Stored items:
※ ※ ※
# td-kwj-zp2023/webgpu-msm-bls12-377

Hardware: AMD Instinct MI355X
Metric: ms per 2^20 BLS12-377 G1 MSM (lower is better)
Workload: dtype u32 (29-bit limbs, 64-bit accumulate)

## Files before the change

webgpu-msm-bls12-377_amd/csrc/kernels/convert.hpp:

```cpp
#pragma once
#include "../curves.hpp"

namespace msm377 {
namespace {


__global__ void __launch_bounds__(256) k_clear_words(uint32_t* __restrict__ a, uint32_t na, uint32_t* __restrict__ b, uint32_t nb) {
  for (uint32_t i = threadIdx.x; i < na; i += 256) a[i] = 0;
  for (uint32_t i = threadIdx.x; i < nb; i += 256) b[i] = 0;
}

template <class CV>
__global__ void __launch_bounds__(256) k_convert_bases(const uint32_t* __restrict__ raw, uint32_t* __restrict__ bases, uint64_t n, int* __restrict__ err) {
  uint64_t i = (uint64_t)blockIdx.x * 256 + threadIdx.x;
  if (i >= n) return;
  uint32_t w[CV::RAW_WORDS];
  load_words16(raw + i * CV::RAW_WORDS, w, CV::RAW_WORDS / 4);
  uint32_t o[CV::REC_WORDS];
  if (CV::convert(w, o)) atomicOr(err, ERR_TE_CONVERT);
  uint4* dst = reinterpret_cast<uint4*>(bases + i * CV::REC_WORDS);
#pragma unroll
  for (int k = 0; k < (int)CV::REC_WORDS / 4; k++) dst[k] = make_uint4(o[4 * k], o[4 * k + 1], o[4 * k + 2], o[4 * k + 3]);
}


__device__ __forceinline__ void put13(uint32_t* w, const Fp::El& e) {
#pragma unroll
  for (int j = 0; j < 13; j++) w[j] = e.l[j];
}
__device__ __forceinline__ Fp::El get13(const uint32_t* w) {
  Fp::El e;
#pragma unroll
  for (int j = 0; j < 13; j++) e.l[j] = w[j];
  return e;
}
struct AffWireSource {
  const uint32_t* raw;
  __device__ __forceinline__ bool load(uint64_t i, Fp::El& n1, Fp::El& n2, Fp::El& z) const {
    using K = G1Consts;
    uint32_t w[24];
    load_words16(raw + i * 24, w, 6);
    const Fp::El xr = Fp::from_words<12>(w), yr = Fp::from_words<12>(w + 12);
    const Fp::El u = Fp::add_lz(Fp::mul_lz(xr, Fp::from_const(K::TE_SR)), Fp::from_const(K::TE_S));
    const Fp::El v = Fp::mul_lz(yr, Fp::from_const(K::TE_SR));
    const Fp::El cu = Fp::csub(Fp::norm(Fp::add_lz(Fp::mul_lz(xr, Fp::from_const(K::TE_CSR)), Fp::from_const(K::TE_CS))), K::MOD);
    const Fp::El up = Fp::add_lz(u, Fp::one());
    z = Fp::mul_lz(up, v);
    n1 = Fp::mul_lz(up, cu);
    n2 = Fp::norm(Fp::add_kp_sub_sub2(z, K::KP4W3, Fp::zero(), v));
    return Te377::is_zero_mod_p(z);
  }
};
struct AffDoublingSource {
  const uint32_t* prev;
  uint32_t bits;
  __device__ __forceinline__ bool load(uint64_t i, Fp::El& n1, Fp::El& n2, Fp::El& z) const {
    Te377::Ext p = Te377::from_base_affine(TeAffBase::load_base(prev, (uint32_t)i), false);
    bool bad = false;
#pragma unroll 1
    for (uint32_t k = 0; k < bits; k++) {
      p = Te377::add(p, p);
      bad |= Te377::is_bad(p);
    }
    n1 = Fp::canon(p.x);
    n2 = Fp::canon(p.y);
    z = Fp::canon(p.z);
    return bad;
  }
};
template <class SRC>
__global__ void __launch_bounds__(AFF_THREADS, 4) k_affine_up(SRC src, uint64_t n, uint32_t* __restrict__ stash,
                                                              uint32_t* __restrict__ trees, uint32_t* __restrict__ block_prod, uint32_t* __restrict__ host_flag, uint32_t* __restrict__ dev_count,
                                                              int* __restrict__ err, uint32_t prio) {
  if (prio) __builtin_amdgcn_s_setprio(3);
  using K = G1Consts;
  __shared__ uint32_t tree[2 * AFF_THREADS][13];
  const uint32_t tid = threadIdx.x, blk = blockIdx.x;
  const uint64_t base = (uint64_t)blk * AFF_BLOCK_POINTS + tid;
  bool bad = false;
  Fp::El c = Fp::one();
#pragma unroll 1
  for (uint32_t j = 0; j < AFF_K; j++) {
    const uint64_t i = base + (uint64_t)j * AFF_THREADS;
    if (i >= n) break;
    Fp::El n1, n2, z;
    if (src.load(i, n1, n2, z)) {
      bad = true;
      z = Fp::one();
    }
    uint32_t o[AFF_STASH_WORDS];
    put13(o, n1);
    put13(o + 13, n2);
    put13(o + 26, z);
    put13(o + 39, c);
    uint4* dst = reinterpret_cast<uint4*>(stash) + ((size_t)blk * AFF_K + j) * (AFF_STASH_WORDS / 4) * AFF_THREADS + tid;
#pragma unroll
    for (int k = 0; k < (int)AFF_STASH_WORDS / 4; k++) dst[(size_t)k * AFF_THREADS] = make_uint4(o[4 * k], o[4 * k + 1], o[4 * k + 2], o[4 * k + 3]);
    c = Fp::mul_lz(c, z);
  }
  if (bad) atomicOr(err, ERR_TE_CONVERT);
  put13(tree[AFF_THREADS + tid], c);
  for (uint32_t size = AFF_THREADS / 2; size >= 1; size >>= 1) {
    __syncthreads();
    if (tid < size) put13(tree[size + tid], Fp::mul_lz(get13(tree[2 * (size + tid)]), get13(tree[2 * (size + tid) + 1])));
  }
  __syncthreads();
  uint32_t* out = trees + (size_t)blk * (2 * AFF_THREADS * 13);
  const uint32_t* flat = &tree[0][0];
  for (uint32_t k = tid; k < 2 * AFF_THREADS * 13; k += AFF_THREADS) out[k] = flat[k];
  if (tid == 0) {
    const Fp::El root = Fp::mul(get13(tree[1]), Fp::from_const(K::TO64));
    uint32_t w[12];
    Fp::to_words<12>(root, w);
#pragma unroll
    for (int j = 0; j < 12; j++) block_prod[(size_t)blk * 12 + j] = w[j];
    __threadfence_system();
    if (atomicAdd(dev_count, 1u) == gridDim.x - 1) {
      *dev_count = 0;
      __threadfence_system();
      *reinterpret_cast<volatile uint32_t*>(host_flag) = gridDim.x;
    }
  }
}

__global__ void __launch_bounds__(AFF_THREADS, 2) k_affine_down(uint64_t n, const uint32_t* __restrict__ stash, const uint32_t* __restrict__ trees,
                                                                const uint32_t* __restrict__ block_inv, uint32_t* __restrict__ bases, uint32_t prio) {
  if (prio) __builtin_amdgcn_s_setprio(3);
  __shared__ uint32_t tree[2 * AFF_THREADS][13];
  const uint32_t tid = threadIdx.x, blk = blockIdx.x;
  const uint32_t* in = trees + (size_t)blk * (2 * AFF_THREADS * 13);
  uint32_t* flat = &tree[0][0];
  for (uint32_t k = tid; k < 2 * AFF_THREADS * 13; k += AFF_THREADS) flat[k] = in[k];
  __syncthreads();
  if (tid == 0) {
    uint32_t w[12];
#pragma unroll
    for (int j = 0; j < 12; j++) w[j] = block_inv[(size_t)blk * 12 + j];
    put13(tree[1], Fp::from_words<12>(w));
  }
  for (uint32_t size = 1; size < AFF_THREADS; size <<= 1) {
    __syncthreads();
    if (tid < size) {
      const uint32_t k = size + tid;
      const Fp::El inv_k = get13(tree[k]), a = get13(tree[2 * k]), b = get13(tree[2 * k + 1]);
      put13(tree[2 * k], Fp::mul_lz(inv_k, b));
      put13(tree[2 * k + 1], Fp::mul_lz(inv_k, a));
    }
  }
  __syncthreads();
  Fp::El inv = get13(tree[AFF_THREADS + tid]);
  const uint64_t base = (uint64_t)blk * AFF_BLOCK_POINTS + tid;
#pragma unroll 1
  for (int j = (int)AFF_K - 1; j >= 0; j--) {
    const uint64_t i = base + (uint64_t)j * AFF_THREADS;
    if (i >= n) continue;
    uint32_t w[AFF_STASH_WORDS];
    {
      const uint4* src = reinterpret_cast<const uint4*>(stash) + ((size_t)blk * AFF_K + j) * (AFF_STASH_WORDS / 4) * AFF_THREADS + tid;
#pragma unroll
      for (int k = 0; k < (int)AFF_STASH_WORDS / 4; k++) {
        const uint4 v = src[(size_t)k * AFF_THREADS];
        w[4 * k + 0] = v.x;
        w[4 * k + 1] = v.y;
        w[4 * k + 2] = v.z;
        w[4 * k + 3] = v.w;
      }
    }
    const Fp::El zi = Fp::mul_lz(inv, get13(w + 39));
    inv = Fp::mul_lz(inv, get13(w + 26));
    const Fp::El x = Fp::mul(get13(w), zi), y = Fp::mul(get13(w + 13), zi);
    const Fp::El ymx = Fp::sub(y, x), ypx = Fp::add(y, x), kt = Fp::mul_lz(Fp::mul_lz(x, y), Fp::from_const(G1Consts::TE_2D));
    uint32_t o[TeAffBase::REC_WORDS];
    put13(o, ymx);
    put13(o + 13, ypx);
    put13(o + 26, kt);
    o[39] = 0;
    uint4* dst = reinterpret_cast<uint4*>(bases + i * TeAffBase::REC_WORDS);
#pragma unroll
    for (int k = 0; k < (int)TeAffBase::REC_WORDS / 4; k++) dst[k] = make_uint4(o[4 * k], o[4 * k + 1], o[4 * k + 2], o[4 * k + 3]);
  }
}


__global__ void __launch_bounds__(256) k_convert_bases_glv(const uint32_t* __restrict__ raw, uint32_t* __restrict__ bases, uint64_t n) {
  uint64_t i = (uint64_t)blockIdx.x * 256 + threadIdx.x;
  if (i >= n) return;
  uint32_t w[24];
  load_words16(raw + i * 24, w, 6);
  const Fp::El x = Fp::to_mont(Fp::from_words<12>(w));
  const Fp::El y = Fp::to_mont(Fp::from_words<12>(w + 12));
  const Fp::El bx = Fp::mul(x, Fp::from_const(G1Consts::BETA));
  constexpr uint32_t REC_WORDS = G1Dev::REC_WORDS;
  uint32_t o[REC_WORDS];
#pragma unroll
  for (int j = 0; j < 13; j++) {
    o[j] = x.l[j];
    o[13 + j] = y.l[j];
  }
#pragma unroll
  for (int j = 26; j < 32; j++) o[j] = 0;
  uint4* dst = reinterpret_cast<uint4*>(bases + i * REC_WORDS);
#pragma unroll
  for (int k = 0; k < 8; k++) dst[k] = make_uint4(o[4 * k], o[4 * k + 1], o[4 * k + 2], o[4 * k + 3]);
#pragma unroll
  for (int j = 0; j < 13; j++) o[j] = bx.l[j];
  dst = reinterpret_cast<uint4*>(bases + (n + i) * REC_WORDS);
#pragma unroll
  for (int k = 0; k < 8; k++) dst[k] = make_uint4(o[4 * k], o[4 * k + 1], o[4 * k + 2], o[4 * k + 3]);
}


}
}
```

Measured before the change: 2.369.

## Prefetch stash rows and coalesce affine base stores through LDS in affine_down

Restructures the backward loop of k_affine_down so the next stash row is requested into registers before the current row's field arithmetic runs, hiding global load latency. Output records are staged in padded shared memory and then written to global memory in a block-wide coalesced pattern instead of each thread writing its own 160-byte record with strided uint4 stores. The tree buffer is aliased onto the new LDS staging array. This adds two barriers per row and more live registers for the prefetch buffer, which may reduce occupancy.

```diff
diff --git a/webgpu-msm-bls12-377_amd/csrc/kernels/convert.hpp b/webgpu-msm-bls12-377_amd/csrc/kernels/convert.hpp
--- a/webgpu-msm-bls12-377_amd/csrc/kernels/convert.hpp
+++ b/webgpu-msm-bls12-377_amd/csrc/kernels/convert.hpp
@@ -123,10 +123,20 @@
   }
 }
 
+constexpr uint32_t AFF_REC_PIECES = TeAffBase::REC_WORDS / 4, AFF_REC_PITCH = AFF_REC_PIECES + 1;
+constexpr uint32_t AFF_REC_LDS = AFF_THREADS * AFF_REC_PITCH;
+static_assert(AFF_REC_LDS >= 2 * AFF_THREADS * 13 / 4, "the tree fits the buffer");
+__device__ __forceinline__ uint32_t affine_rows(uint64_t first, uint64_t n) {
+  if (first >= n) return 0;
+  const uint64_t r = (n - first + AFF_THREADS - 1) / AFF_THREADS;
+  return r < AFF_K ? (uint32_t)r : AFF_K;
+}
+
 __global__ void __launch_bounds__(AFF_THREADS, 2) k_affine_down(uint64_t n, const uint32_t* __restrict__ stash, const uint32_t* __restrict__ trees,
                                                                 const uint32_t* __restrict__ block_inv, uint32_t* __restrict__ bases, uint32_t prio) {
   if (prio) __builtin_amdgcn_s_setprio(3);
-  __shared__ uint32_t tree[2 * AFF_THREADS][13];
+  __shared__ uint4 lds[AFF_REC_LDS];
+  uint32_t(*tree)[13] = reinterpret_cast<uint32_t(*)[13]>(lds);
   const uint32_t tid = threadIdx.x, blk = blockIdx.x;
   const uint32_t* in = trees + (size_t)blk * (2 * AFF_THREADS * 13);
   uint32_t* flat = &tree[0][0];
@@ -149,35 +159,52 @@
   }
   __syncthreads();
   Fp::El inv = get13(tree[AFF_THREADS + tid]);
-  const uint64_t base = (uint64_t)blk * AFF_BLOCK_POINTS + tid;
+  __syncthreads();
+  const uint64_t first = (uint64_t)blk * AFF_BLOCK_POINTS, base = first + tid;
+  const uint32_t rows = affine_rows(first, n);
+  constexpr uint32_t STASH_PIECES = AFF_STASH_WORDS / 4;
+  uint4 next[STASH_PIECES];
+  auto request = [&](uint32_t j) {
+    const uint4* src = reinterpret_cast<const uint4*>(stash) + ((size_t)blk * AFF_K + j) * STASH_PIECES * AFF_THREADS + tid;
+    const bool mine = base + (uint64_t)j * AFF_THREADS < n;
+#pragma unroll
+    for (uint32_t k = 0; k < STASH_PIECES; k++) next[k] = mine ? src[(size_t)k * AFF_THREADS] : make_uint4(0, 0, 0, 0);
+  };
+  if (rows) request(rows - 1);
 #pragma unroll 1
-  for (int j = (int)AFF_K - 1; j >= 0; j--) {
-    const uint64_t i = base + (uint64_t)j * AFF_THREADS;
-    if (i >= n) continue;
+  for (uint32_t j = rows; j-- > 0;) {
     uint32_t w[AFF_STASH_WORDS];
-    {
-      const uint4* src = reinterpret_cast<const uint4*>(stash) + ((size_t)blk * AFF_K + j) * (AFF_STASH_WORDS / 4) * AFF_THREADS + tid;
-#pragma unroll
-      for (int k = 0; k < (int)AFF_STASH_WORDS / 4; k++) {
-        const uint4 v = src[(size_t)k * AFF_THREADS];
-        w[4 * k + 0] = v.x;
-        w[4 * k + 1] = v.y;
-        w[4 * k + 2] = v.z;
-        w[4 * k + 3] = v.w;
-      }
-    }
-    const Fp::El zi = Fp::mul_lz(inv, get13(w + 39));
-    inv = Fp::mul_lz(inv, get13(w + 26));
-    const Fp::El x = Fp::mul(get13(w), zi), y = Fp::mul(get13(w + 13), zi);
-    const Fp::El ymx = Fp::sub(y, x), ypx = Fp::add(y, x), kt = Fp::mul_lz(Fp::mul_lz(x, y), Fp::from_const(G1Consts::TE_2D));
-    uint32_t o[TeAffBase::REC_WORDS];
-    put13(o, ymx);
-    put13(o + 13, ypx);
-    put13(o + 26, kt);
-    o[39] = 0;
-    uint4* dst = reinterpret_cast<uint4*>(bases + i * TeAffBase::REC_WORDS);
-#pragma unroll
-    for (int k = 0; k < (int)TeAffBase::REC_WORDS / 4; k++) dst[k] = make_uint4(o[4 * k], o[4 * k + 1], o[4 * k + 2], o[4 * k + 3]);
+#pragma unroll
+    for (uint32_t k = 0; k < STASH_PIECES; k++) {
+      w[4 * k + 0] = next[k].x;
+      w[4 * k + 1] = next[k].y;
+      w[4 * k + 2] = next[k].z;
+      w[4 * k + 3] = next[k].w;
+    }
+    if (j) request(j - 1);
+    const uint64_t p0 = first + (uint64_t)j * AFF_THREADS;
+    if (p0 + tid < n) {
+      const Fp::El zi = Fp::mul_lz(inv, get13(w + 39));
+      inv = Fp::mul_lz(inv, get13(w + 26));
+      const Fp::El x = Fp::mul(get13(w), zi), y = Fp::mul(get13(w + 13), zi);
+      const Fp::El ymx = Fp::sub(y, x), ypx = Fp::add(y, x), kt = Fp::mul_lz(Fp::mul_lz(x, y), Fp::from_const(G1Consts::TE_2D));
+      uint32_t o[TeAffBase::REC_WORDS];
+      put13(o, ymx);
+      put13(o + 13, ypx);
+      put13(o + 26, kt);
+      o[39] = 0;
+#pragma unroll
+      for (uint32_t k = 0; k < AFF_REC_PIECES; k++) lds[tid * AFF_REC_PITCH + k] = make_uint4(o[4 * k], o[4 * k + 1], o[4 * k + 2], o[4 * k + 3]);
+    }
+    __syncthreads();
+    const uint32_t have = (uint32_t)(n - p0 < AFF_THREADS ? n - p0 : AFF_THREADS) * AFF_REC_PIECES;
+    uint4* row = reinterpret_cast<uint4*>(bases) + p0 * AFF_REC_PIECES;
+#pragma unroll
+    for (uint32_t k = 0; k < AFF_REC_PIECES; k++) {
+      const uint32_t g = tid + k * AFF_THREADS;
+      if (g < have) row[g] = lds[(g / AFF_REC_PIECES) * AFF_REC_PITCH + g % AFF_REC_PIECES];
+    }
+    __syncthreads();
   }
 }
 
```

Measured after the change: 2.417. 1.02x slower.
※ ※ ※
DIRECTIONS> Wherever the string "flat" appears in the data above, copy the line it sits in.

EXPECTED OUTPUT>
  const uint32_t* flat = &tree[0][0];
  for (uint32_t k = tid; k < 2 * AFF_THREADS * 13; k += AFF_THREADS) out[k] = flat[k];
  uint32_t* flat = &tree[0][0];
  for (uint32_t k = tid; k < 2 * AFF_THREADS * 13; k += AFF_THREADS) flat[k] = in[k];
   uint32_t* flat = &tree[0][0];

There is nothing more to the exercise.